# Exercise instructions:
Nothing in the records below may change; print them all exactly.

# The data:
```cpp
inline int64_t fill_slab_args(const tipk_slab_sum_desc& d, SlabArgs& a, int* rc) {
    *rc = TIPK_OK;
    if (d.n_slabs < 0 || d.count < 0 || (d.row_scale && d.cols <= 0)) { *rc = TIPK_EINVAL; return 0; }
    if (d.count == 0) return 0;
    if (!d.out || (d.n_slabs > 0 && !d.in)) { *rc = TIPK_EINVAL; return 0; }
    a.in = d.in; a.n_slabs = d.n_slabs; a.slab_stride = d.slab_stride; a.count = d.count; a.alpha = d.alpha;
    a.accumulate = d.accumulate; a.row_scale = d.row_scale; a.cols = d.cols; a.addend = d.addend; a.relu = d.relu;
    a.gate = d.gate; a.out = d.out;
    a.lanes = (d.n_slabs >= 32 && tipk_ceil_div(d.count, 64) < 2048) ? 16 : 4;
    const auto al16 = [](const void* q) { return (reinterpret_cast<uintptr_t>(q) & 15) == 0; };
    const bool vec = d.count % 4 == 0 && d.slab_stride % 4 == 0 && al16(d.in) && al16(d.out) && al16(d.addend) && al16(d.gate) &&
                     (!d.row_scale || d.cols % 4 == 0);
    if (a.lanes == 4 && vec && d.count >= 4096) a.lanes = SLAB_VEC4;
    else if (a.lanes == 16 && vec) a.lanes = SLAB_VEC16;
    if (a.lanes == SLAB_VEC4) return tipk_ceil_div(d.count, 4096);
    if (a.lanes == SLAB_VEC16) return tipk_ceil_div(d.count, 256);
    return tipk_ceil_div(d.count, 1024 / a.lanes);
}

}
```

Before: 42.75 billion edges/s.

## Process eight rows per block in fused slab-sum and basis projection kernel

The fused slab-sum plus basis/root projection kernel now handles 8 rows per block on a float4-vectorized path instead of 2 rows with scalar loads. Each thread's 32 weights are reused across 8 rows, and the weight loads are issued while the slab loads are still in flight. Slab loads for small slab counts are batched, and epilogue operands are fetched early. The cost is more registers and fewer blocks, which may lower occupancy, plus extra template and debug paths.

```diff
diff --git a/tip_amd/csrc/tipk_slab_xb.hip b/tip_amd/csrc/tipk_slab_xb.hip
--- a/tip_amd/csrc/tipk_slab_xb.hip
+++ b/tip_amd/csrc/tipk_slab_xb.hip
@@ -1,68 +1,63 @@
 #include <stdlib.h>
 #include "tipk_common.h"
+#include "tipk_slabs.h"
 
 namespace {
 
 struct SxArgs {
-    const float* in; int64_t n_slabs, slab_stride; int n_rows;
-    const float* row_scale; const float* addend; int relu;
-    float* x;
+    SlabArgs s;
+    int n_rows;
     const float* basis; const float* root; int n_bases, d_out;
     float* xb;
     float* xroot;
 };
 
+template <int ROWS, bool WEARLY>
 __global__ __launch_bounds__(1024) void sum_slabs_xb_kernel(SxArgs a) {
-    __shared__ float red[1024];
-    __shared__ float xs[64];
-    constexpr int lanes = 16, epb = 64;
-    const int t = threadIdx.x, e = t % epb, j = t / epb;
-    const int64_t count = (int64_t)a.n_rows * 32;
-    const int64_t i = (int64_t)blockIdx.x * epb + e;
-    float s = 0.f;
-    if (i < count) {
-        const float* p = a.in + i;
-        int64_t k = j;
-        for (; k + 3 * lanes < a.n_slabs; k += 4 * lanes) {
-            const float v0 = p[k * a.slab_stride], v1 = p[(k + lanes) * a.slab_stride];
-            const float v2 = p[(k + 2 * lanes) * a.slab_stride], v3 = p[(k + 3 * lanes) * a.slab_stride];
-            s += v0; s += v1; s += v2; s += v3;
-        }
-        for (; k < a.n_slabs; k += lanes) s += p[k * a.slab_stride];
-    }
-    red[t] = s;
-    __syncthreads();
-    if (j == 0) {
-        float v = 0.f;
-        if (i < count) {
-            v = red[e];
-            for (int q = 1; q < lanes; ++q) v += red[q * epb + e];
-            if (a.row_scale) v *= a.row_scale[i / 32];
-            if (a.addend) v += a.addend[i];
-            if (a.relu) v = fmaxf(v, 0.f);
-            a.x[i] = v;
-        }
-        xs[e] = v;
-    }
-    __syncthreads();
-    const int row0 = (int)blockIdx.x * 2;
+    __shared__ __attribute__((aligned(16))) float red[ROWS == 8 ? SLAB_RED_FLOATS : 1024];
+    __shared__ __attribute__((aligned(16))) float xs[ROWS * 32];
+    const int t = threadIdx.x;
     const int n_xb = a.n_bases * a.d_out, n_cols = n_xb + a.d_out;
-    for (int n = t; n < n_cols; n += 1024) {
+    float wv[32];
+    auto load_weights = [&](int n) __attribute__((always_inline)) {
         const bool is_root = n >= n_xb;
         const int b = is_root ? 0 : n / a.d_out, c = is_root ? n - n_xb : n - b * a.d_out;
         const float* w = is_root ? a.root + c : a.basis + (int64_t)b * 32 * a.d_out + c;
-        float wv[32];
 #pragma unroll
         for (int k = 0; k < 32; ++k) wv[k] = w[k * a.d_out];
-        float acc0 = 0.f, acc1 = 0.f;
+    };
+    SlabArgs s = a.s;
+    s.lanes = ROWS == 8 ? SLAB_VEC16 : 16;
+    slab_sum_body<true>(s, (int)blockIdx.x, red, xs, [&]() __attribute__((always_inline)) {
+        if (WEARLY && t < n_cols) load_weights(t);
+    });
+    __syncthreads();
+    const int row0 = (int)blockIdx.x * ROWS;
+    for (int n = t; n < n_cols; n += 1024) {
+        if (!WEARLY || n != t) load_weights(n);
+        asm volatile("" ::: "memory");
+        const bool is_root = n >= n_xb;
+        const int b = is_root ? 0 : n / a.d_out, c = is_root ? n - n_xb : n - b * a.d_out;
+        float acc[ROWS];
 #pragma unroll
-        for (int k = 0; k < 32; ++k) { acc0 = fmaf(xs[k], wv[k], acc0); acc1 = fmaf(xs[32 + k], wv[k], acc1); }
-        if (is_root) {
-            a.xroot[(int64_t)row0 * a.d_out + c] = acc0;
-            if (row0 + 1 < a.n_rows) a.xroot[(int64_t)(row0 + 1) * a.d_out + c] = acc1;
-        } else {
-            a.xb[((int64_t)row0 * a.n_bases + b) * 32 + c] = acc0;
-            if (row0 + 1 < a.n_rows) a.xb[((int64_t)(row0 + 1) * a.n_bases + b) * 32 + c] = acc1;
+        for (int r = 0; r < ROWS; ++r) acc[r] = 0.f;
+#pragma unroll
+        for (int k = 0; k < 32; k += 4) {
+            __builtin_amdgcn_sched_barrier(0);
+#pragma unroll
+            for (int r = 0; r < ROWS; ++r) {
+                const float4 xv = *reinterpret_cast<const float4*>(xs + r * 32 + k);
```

# Answer box:
```cpp
inline int64_t fill_slab_args(const tipk_slab_sum_desc& d, SlabArgs& a, int* rc) {
    *rc = TIPK_OK;
    if (d.n_slabs < 0 || d.count < 0 || (d.row_scale && d.cols <= 0)) { *rc = TIPK_EINVAL; return 0; }
    if (d.count == 0) return 0;
    if (!d.out || (d.n_slabs > 0 && !d.in)) { *rc = TIPK_EINVAL; return 0; }
    a.in = d.in; a.n_slabs = d.n_slabs; a.slab_stride = d.slab_stride; a.count = d.count; a.alpha = d.alpha;
    a.accumulate = d.accumulate; a.row_scale = d.row_scale; a.cols = d.cols; a.addend = d.addend; a.relu = d.relu;
    a.gate = d.gate; a.out = d.out;
    a.lanes = (d.n_slabs >= 32 && tipk_ceil_div(d.count, 64) < 2048) ? 16 : 4;
    const auto al16 = [](const void* q) { return (reinterpret_cast<uintptr_t>(q) & 15) == 0; };
    const bool vec = d.count % 4 == 0 && d.slab_stride % 4 == 0 && al16(d.in) && al16(d.out) && al16(d.addend) && al16(d.gate) &&
                     (!d.row_scale || d.cols % 4 == 0);
    if (a.lanes == 4 && vec && d.count >= 4096) a.lanes = SLAB_VEC4;
    else if (a.lanes == 16 && vec) a.lanes = SLAB_VEC16;
    if (a.lanes == SLAB_VEC4) return tipk_ceil_div(d.count, 4096);
    if (a.lanes == SLAB_VEC16) return tipk_ceil_div(d.count, 256);
    return tipk_ceil_div(d.count, 1024 / a.lanes);
}

}
```

Before: 42.75 billion edges/s.

## Process eight rows per block in fused slab-sum and basis projection kernel

The fused slab-sum plus basis/root projection kernel now handles 8 rows per block on a float4-vectorized path instead of 2 rows with scalar loads. Each thread's 32 weights are reused across 8 rows, and the weight loads are issued while the slab loads are still in flight. Slab loads for small slab counts are batched, and epilogue operands are fetched early. The cost is more registers and fewer blocks, which may lower occupancy, plus extra template and debug paths.

```diff
diff --git a/tip_amd/csrc/tipk_slab_xb.hip b/tip_amd/csrc/tipk_slab_xb.hip
--- a/tip_amd/csrc/tipk_slab_xb.hip
+++ b/tip_amd/csrc/tipk_slab_xb.hip
@@ -1,68 +1,63 @@
 #include <stdlib.h>
 #include "tipk_common.h"
+#include "tipk_slabs.h"
 
 namespace {
 
 struct SxArgs {
-    const float* in; int64_t n_slabs, slab_stride; int n_rows;
-    const float* row_scale; const float* addend; int relu;
-    float* x;
+    SlabArgs s;
+    int n_rows;
     const float* basis; const float* root; int n_bases, d_out;
     float* xb;
     float* xroot;
 };
 
+template <int ROWS, bool WEARLY>
 __global__ __launch_bounds__(1024) void sum_slabs_xb_kernel(SxArgs a) {
-    __shared__ float red[1024];
-    __shared__ float xs[64];
-    constexpr int lanes = 16, epb = 64;
-    const int t = threadIdx.x, e = t % epb, j = t / epb;
-    const int64_t count = (int64_t)a.n_rows * 32;
-    const int64_t i = (int64_t)blockIdx.x * epb + e;
-    float s = 0.f;
-    if (i < count) {
-        const float* p = a.in + i;
-        int64_t k = j;
-        for (; k + 3 * lanes < a.n_slabs; k += 4 * lanes) {
-            const float v0 = p[k * a.slab_stride], v1 = p[(k + lanes) * a.slab_stride];
-            const float v2 = p[(k + 2 * lanes) * a.slab_stride], v3 = p[(k + 3 * lanes) * a.slab_stride];
-            s += v0; s += v1; s += v2; s += v3;
-        }
-        for (; k < a.n_slabs; k += lanes) s += p[k * a.slab_stride];
-    }
-    red[t] = s;
-    __syncthreads();
-    if (j == 0) {
-        float v = 0.f;
-        if (i < count) {
-            v = red[e];
-            for (int q = 1; q < lanes; ++q) v += red[q * epb + e];
-            if (a.row_scale) v *= a.row_scale[i / 32];
-            if (a.addend) v += a.addend[i];
-            if (a.relu) v = fmaxf(v, 0.f);
-            a.x[i] = v;
-        }
-        xs[e] = v;
-    }
-    __syncthreads();
-    const int row0 = (int)blockIdx.x * 2;
+    __shared__ __attribute__((aligned(16))) float red[ROWS == 8 ? SLAB_RED_FLOATS : 1024];
+    __shared__ __attribute__((aligned(16))) float xs[ROWS * 32];
+    const int t = threadIdx.x;
     const int n_xb = a.n_bases * a.d_out, n_cols = n_xb + a.d_out;
-    for (int n = t; n < n_cols; n += 1024) {
+    float wv[32];
+    auto load_weights = [&](int n) __attribute__((always_inline)) {
         const bool is_root = n >= n_xb;
         const int b = is_root ? 0 : n / a.d_out, c = is_root ? n - n_xb : n - b * a.d_out;
         const float* w = is_root ? a.root + c : a.basis + (int64_t)b * 32 * a.d_out + c;
-        float wv[32];
 #pragma unroll
         for (int k = 0; k < 32; ++k) wv[k] = w[k * a.d_out];
-        float acc0 = 0.f, acc1 = 0.f;
+    };
+    SlabArgs s = a.s;
+    s.lanes = ROWS == 8 ? SLAB_VEC16 : 16;
+    slab_sum_body<true>(s, (int)blockIdx.x, red, xs, [&]() __attribute__((always_inline)) {
+        if (WEARLY && t < n_cols) load_weights(t);
+    });
+    __syncthreads();
+    const int row0 = (int)blockIdx.x * ROWS;
+    for (int n = t; n < n_cols; n += 1024) {
+        if (!WEARLY || n != t) load_weights(n);
+        asm volatile("" ::: "memory");
+        const bool is_root = n >= n_xb;
+        const int b = is_root ? 0 : n / a.d_out, c = is_root ? n - n_xb : n - b * a.d_out;
+        float acc[ROWS];
 #pragma unroll
-        for (int k = 0; k < 32; ++k) { acc0 = fmaf(xs[k], wv[k], acc0); acc1 = fmaf(xs[32 + k], wv[k], acc1); }
-        if (is_root) {
-            a.xroot[(int64_t)row0 * a.d_out + c] = acc0;
-            if (row0 + 1 < a.n_rows) a.xroot[(int64_t)(row0 + 1) * a.d_out + c] = acc1;
-        } else {
-            a.xb[((int64_t)row0 * a.n_bases + b) * 32 + c] = acc0;
-            if (row0 + 1 < a.n_rows) a.xb[((int64_t)(row0 + 1) * a.n_bases + b) * 32 + c] = acc1;
+        for (int r = 0; r < ROWS; ++r) acc[r] = 0.f;
+#pragma unroll
+        for (int k = 0; k < 32; k += 4) {
+            __builtin_amdgcn_sched_barrier(0);
+#pragma unroll
+            for (int r = 0; r < ROWS; ++r) {
+                const float4 xv = *reinterpret_cast<const float4*>(xs + r * 32 + k);
```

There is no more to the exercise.